* Work instructions:
Look below for the line holding "for (auto &sc_" and the line holding "4) || !grow(d_bitoff, U * 4) ||". Repeat those two and everything between, exactly.

* Supplied data:

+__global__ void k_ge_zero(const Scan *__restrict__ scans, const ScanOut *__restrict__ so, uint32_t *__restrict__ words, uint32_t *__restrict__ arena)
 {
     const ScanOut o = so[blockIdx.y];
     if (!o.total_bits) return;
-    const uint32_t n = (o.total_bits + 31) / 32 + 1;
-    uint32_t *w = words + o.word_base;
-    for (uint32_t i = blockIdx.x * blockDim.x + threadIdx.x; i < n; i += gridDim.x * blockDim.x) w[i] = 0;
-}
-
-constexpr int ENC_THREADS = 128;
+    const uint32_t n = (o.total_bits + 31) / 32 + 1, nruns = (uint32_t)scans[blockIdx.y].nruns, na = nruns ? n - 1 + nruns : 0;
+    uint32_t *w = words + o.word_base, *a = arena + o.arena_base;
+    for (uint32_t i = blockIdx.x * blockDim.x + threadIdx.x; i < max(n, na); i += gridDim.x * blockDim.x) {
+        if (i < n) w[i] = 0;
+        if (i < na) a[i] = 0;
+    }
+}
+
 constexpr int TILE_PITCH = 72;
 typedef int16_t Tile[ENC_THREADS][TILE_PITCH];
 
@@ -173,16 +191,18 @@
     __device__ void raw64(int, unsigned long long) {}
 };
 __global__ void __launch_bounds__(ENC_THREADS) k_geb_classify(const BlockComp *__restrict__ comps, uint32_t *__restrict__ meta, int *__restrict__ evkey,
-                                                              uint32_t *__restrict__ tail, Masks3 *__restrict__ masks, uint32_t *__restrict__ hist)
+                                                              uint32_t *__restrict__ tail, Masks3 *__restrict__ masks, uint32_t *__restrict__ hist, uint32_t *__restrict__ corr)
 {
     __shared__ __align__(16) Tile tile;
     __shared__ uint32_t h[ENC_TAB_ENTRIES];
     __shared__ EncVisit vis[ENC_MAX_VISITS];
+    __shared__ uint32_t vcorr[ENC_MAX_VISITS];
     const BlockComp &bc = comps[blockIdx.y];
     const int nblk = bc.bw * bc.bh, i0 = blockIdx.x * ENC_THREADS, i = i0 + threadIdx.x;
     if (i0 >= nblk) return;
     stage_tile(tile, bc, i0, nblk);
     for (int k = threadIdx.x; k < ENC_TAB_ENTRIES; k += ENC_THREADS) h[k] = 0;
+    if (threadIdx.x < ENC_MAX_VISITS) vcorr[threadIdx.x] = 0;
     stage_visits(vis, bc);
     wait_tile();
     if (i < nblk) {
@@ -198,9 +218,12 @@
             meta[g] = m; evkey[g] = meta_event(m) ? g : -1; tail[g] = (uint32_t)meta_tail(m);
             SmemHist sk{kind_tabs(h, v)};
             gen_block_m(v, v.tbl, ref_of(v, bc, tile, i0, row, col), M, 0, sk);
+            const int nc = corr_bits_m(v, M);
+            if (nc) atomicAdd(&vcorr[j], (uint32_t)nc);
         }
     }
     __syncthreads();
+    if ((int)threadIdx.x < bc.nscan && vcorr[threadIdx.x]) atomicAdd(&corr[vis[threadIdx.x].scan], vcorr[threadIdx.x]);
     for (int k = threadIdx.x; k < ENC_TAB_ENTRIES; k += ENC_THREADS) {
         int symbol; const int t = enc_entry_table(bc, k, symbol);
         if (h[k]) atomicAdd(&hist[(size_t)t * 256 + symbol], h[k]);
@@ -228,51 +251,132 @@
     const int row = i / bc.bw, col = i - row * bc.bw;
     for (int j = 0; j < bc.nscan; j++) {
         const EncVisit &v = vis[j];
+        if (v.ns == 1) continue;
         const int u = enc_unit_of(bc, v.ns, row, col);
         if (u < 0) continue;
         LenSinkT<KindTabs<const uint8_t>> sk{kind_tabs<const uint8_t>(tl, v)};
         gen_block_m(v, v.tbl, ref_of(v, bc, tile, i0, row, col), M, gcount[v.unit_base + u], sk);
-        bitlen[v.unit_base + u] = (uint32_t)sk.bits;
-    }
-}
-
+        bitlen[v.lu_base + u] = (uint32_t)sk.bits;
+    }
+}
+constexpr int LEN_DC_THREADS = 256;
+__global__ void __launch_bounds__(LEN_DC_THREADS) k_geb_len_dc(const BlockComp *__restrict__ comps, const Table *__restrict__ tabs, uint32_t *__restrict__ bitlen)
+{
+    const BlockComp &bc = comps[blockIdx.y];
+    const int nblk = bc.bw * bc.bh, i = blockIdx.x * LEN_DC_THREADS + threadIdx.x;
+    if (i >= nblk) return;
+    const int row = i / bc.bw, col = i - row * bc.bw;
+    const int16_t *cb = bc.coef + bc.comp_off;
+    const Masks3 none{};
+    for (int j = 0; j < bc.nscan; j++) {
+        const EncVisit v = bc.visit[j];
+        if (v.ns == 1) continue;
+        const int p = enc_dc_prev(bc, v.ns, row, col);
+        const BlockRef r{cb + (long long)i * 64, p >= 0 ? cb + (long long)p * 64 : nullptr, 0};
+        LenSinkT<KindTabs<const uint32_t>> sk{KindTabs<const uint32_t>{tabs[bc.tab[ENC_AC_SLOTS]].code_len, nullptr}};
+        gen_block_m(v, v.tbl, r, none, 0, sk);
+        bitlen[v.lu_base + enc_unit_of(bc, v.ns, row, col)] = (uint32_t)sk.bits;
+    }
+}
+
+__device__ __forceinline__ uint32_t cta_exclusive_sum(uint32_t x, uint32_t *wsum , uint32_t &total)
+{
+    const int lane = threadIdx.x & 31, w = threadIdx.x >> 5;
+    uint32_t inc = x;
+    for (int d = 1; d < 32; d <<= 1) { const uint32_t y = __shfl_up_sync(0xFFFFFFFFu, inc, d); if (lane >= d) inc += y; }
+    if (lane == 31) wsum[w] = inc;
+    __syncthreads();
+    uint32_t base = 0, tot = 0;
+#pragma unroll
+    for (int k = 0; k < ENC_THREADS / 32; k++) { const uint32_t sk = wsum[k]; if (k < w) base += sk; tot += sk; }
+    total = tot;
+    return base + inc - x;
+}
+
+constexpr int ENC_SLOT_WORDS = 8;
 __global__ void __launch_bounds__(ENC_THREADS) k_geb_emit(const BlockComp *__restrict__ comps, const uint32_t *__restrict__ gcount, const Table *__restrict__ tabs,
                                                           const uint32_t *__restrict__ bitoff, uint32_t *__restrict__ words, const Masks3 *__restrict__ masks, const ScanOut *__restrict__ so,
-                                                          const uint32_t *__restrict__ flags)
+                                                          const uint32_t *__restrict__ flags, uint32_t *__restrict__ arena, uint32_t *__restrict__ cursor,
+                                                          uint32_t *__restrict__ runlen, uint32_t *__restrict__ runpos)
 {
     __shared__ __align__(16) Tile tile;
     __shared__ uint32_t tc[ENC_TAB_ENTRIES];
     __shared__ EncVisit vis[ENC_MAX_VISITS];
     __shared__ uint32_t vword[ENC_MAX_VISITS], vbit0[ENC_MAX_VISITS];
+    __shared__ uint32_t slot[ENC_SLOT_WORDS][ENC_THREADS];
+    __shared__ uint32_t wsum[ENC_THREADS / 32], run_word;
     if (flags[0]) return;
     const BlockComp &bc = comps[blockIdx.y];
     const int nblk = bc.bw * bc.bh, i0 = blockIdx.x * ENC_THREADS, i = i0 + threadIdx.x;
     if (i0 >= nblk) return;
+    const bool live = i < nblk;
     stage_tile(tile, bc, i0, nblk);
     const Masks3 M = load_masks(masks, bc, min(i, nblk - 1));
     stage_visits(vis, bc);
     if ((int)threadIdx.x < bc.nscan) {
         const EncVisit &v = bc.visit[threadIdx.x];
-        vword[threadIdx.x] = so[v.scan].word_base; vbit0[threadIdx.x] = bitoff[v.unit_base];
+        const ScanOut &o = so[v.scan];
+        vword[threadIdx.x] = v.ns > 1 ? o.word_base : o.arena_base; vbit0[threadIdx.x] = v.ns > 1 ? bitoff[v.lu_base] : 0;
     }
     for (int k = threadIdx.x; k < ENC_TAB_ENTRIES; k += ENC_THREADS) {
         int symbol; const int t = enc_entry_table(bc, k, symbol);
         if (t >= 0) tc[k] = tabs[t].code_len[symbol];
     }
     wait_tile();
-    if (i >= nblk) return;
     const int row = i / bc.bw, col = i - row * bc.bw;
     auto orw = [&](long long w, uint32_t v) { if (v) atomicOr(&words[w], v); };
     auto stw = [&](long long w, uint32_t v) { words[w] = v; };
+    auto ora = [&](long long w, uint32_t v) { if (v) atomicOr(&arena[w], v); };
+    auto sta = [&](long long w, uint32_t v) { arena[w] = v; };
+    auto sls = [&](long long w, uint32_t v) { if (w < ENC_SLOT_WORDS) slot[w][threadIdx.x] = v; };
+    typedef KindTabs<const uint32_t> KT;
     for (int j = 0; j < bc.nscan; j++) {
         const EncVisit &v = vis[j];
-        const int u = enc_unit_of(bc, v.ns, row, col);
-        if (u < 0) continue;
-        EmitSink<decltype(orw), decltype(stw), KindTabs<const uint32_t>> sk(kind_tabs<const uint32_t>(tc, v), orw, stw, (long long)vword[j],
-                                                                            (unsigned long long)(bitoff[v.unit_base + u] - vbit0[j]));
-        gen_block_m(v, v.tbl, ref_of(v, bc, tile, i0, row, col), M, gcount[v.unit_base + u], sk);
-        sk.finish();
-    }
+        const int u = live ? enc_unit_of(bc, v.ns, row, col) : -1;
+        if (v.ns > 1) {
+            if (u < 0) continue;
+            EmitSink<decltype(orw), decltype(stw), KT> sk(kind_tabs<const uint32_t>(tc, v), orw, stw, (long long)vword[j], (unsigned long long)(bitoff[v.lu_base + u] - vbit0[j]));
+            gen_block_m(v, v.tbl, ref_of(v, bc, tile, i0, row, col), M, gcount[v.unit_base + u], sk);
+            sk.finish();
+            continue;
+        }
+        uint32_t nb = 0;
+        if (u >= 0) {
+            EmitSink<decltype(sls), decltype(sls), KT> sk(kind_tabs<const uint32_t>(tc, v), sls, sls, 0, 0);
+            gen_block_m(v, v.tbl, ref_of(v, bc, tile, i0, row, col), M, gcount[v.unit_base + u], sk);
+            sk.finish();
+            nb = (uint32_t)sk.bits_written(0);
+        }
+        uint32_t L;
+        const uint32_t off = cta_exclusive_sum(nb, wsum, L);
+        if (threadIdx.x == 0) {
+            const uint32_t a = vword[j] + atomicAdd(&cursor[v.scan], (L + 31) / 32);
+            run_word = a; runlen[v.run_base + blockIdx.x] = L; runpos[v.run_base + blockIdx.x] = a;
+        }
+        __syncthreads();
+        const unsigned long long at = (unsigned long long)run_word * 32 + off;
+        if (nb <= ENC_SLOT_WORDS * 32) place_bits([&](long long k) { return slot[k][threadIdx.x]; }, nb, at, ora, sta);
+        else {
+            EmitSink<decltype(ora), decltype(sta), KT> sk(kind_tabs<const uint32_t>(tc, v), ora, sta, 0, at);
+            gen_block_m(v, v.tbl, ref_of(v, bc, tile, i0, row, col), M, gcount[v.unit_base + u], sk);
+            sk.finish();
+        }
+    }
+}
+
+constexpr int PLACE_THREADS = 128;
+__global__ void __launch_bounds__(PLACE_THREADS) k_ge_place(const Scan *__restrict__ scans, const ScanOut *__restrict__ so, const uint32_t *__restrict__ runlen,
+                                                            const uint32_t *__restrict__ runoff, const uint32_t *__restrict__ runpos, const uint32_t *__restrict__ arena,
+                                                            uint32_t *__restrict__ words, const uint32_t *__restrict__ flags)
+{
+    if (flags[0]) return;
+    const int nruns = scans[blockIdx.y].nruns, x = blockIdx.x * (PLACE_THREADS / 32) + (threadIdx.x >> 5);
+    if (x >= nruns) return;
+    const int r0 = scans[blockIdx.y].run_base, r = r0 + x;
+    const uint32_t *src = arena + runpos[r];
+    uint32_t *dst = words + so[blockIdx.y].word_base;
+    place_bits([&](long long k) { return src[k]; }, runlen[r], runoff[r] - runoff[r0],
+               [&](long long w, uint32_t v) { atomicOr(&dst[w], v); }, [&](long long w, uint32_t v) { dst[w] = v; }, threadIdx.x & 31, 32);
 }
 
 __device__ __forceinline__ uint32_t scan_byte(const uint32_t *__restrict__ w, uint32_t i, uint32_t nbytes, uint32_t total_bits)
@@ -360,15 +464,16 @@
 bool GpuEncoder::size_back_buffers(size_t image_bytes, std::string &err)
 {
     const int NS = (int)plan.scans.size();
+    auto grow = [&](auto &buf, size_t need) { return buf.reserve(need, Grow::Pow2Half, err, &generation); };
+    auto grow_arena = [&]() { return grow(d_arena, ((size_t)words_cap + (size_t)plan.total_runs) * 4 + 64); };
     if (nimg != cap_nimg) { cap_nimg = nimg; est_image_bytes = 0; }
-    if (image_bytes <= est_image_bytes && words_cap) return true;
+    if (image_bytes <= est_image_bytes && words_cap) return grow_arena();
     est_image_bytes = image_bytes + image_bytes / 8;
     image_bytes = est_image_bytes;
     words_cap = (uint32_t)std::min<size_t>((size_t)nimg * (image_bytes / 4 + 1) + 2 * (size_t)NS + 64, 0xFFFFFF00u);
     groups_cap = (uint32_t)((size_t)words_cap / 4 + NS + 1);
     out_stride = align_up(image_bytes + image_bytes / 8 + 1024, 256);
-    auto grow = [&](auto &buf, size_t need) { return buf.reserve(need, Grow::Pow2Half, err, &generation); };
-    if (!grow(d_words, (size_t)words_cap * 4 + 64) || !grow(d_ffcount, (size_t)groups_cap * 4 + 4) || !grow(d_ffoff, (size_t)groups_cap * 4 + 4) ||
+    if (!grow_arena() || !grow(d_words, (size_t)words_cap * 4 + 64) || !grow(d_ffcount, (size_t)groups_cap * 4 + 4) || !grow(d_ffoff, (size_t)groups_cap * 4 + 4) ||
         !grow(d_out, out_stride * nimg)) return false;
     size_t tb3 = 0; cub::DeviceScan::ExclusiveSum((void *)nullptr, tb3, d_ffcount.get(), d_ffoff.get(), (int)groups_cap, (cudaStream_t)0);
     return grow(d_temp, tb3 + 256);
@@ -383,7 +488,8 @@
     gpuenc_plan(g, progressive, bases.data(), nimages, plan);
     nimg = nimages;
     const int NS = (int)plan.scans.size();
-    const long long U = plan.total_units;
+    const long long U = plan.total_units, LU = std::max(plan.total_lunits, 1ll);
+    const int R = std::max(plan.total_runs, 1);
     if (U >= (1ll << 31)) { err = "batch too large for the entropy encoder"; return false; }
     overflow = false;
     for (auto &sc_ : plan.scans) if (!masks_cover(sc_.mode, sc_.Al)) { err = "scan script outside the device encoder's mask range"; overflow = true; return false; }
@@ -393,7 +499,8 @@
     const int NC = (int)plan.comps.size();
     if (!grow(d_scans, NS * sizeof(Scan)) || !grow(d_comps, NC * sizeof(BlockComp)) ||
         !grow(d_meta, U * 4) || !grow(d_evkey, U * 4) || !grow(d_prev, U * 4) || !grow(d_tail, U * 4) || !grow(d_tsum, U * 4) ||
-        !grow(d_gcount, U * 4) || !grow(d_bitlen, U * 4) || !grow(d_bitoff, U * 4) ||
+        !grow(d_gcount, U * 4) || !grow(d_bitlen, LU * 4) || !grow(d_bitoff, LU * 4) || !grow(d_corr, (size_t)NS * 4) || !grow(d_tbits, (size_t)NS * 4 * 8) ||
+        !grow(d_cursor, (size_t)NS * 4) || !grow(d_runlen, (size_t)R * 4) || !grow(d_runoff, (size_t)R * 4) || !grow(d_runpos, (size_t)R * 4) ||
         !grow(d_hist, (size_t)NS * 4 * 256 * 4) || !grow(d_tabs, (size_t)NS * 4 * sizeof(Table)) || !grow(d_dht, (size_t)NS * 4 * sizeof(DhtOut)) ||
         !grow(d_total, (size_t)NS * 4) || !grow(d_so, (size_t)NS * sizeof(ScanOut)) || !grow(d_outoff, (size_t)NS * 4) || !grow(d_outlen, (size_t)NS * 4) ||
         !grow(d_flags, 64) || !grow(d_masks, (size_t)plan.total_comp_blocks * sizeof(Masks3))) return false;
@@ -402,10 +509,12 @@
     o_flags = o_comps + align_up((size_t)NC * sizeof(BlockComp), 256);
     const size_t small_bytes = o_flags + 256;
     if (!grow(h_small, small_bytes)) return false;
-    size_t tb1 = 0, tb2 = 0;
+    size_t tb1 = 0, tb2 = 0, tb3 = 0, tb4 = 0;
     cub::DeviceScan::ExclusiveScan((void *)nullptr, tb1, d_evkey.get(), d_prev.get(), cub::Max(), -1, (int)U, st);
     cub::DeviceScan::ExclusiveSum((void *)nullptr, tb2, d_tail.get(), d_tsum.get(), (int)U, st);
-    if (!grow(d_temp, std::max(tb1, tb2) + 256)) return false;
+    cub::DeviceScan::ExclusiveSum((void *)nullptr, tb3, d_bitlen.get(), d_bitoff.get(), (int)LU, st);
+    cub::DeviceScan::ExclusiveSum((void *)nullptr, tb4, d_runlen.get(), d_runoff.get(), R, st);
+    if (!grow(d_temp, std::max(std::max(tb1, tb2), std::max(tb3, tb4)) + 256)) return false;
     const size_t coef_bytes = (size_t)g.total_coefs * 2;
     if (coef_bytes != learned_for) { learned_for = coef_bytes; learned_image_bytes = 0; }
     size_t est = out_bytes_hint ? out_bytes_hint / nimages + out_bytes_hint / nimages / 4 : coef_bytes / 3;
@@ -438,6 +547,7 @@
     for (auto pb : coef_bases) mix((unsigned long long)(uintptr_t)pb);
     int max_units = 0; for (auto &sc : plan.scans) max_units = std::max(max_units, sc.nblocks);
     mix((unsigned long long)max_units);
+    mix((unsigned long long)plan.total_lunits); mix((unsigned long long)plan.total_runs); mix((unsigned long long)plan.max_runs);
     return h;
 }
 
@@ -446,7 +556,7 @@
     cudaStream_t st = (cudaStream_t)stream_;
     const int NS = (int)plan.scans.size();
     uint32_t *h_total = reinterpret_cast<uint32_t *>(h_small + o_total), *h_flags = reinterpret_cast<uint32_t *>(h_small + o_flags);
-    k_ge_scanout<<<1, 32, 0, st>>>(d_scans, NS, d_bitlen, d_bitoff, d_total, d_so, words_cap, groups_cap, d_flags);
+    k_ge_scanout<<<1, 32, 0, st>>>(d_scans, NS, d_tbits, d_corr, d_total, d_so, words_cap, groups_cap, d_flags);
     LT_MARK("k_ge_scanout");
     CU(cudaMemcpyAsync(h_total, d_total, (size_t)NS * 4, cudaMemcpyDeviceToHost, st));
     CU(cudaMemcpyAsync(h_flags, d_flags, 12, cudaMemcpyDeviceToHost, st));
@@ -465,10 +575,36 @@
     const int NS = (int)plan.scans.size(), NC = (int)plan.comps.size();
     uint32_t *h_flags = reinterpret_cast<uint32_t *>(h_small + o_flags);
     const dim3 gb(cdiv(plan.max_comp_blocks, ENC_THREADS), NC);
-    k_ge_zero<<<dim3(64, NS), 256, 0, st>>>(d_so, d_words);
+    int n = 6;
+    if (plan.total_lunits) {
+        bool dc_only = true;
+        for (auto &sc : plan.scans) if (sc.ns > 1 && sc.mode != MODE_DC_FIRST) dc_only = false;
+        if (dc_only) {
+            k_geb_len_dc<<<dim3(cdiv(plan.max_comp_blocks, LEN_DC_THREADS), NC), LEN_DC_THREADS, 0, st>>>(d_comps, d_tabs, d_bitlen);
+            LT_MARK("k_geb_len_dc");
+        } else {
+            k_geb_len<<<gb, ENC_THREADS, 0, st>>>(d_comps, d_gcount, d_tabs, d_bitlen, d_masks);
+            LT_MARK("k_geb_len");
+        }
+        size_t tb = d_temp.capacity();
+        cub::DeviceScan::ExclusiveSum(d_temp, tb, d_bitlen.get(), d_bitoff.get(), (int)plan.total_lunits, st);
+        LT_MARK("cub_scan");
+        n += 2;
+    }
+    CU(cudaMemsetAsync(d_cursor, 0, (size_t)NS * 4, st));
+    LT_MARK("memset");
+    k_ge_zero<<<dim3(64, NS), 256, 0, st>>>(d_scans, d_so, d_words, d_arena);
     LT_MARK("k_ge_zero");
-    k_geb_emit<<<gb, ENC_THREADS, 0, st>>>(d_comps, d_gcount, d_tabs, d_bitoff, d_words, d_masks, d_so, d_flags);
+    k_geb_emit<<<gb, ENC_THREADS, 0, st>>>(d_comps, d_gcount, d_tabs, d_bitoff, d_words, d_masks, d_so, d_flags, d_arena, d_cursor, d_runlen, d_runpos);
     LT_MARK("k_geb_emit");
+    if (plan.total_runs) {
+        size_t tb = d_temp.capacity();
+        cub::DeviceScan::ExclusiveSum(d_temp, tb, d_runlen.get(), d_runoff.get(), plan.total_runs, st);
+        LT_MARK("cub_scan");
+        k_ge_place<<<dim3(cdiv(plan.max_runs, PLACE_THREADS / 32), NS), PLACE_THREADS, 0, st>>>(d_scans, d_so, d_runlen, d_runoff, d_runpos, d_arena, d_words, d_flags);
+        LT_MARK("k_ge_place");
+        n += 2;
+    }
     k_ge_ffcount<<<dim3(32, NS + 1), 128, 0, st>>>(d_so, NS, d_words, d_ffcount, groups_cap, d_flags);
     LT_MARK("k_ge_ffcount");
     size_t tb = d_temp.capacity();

* Output of the task:
     for (auto &sc_ : plan.scans) if (!masks_cover(sc_.mode, sc_.Al)) { err = "scan script outside the device encoder's mask range"; overflow = true; return false; }
@@ -393,7 +499,8 @@
     const int NC = (int)plan.comps.size();
     if (!grow(d_scans, NS * sizeof(Scan)) || !grow(d_comps, NC * sizeof(BlockComp)) ||
         !grow(d_meta, U * 4) || !grow(d_evkey, U * 4) || !grow(d_prev, U * 4) || !grow(d_tail, U * 4) || !grow(d_tsum, U * 4) ||
-        !grow(d_gcount, U * 4) || !grow(d_bitlen, U * 4) || !grow(d_bitoff, U * 4) ||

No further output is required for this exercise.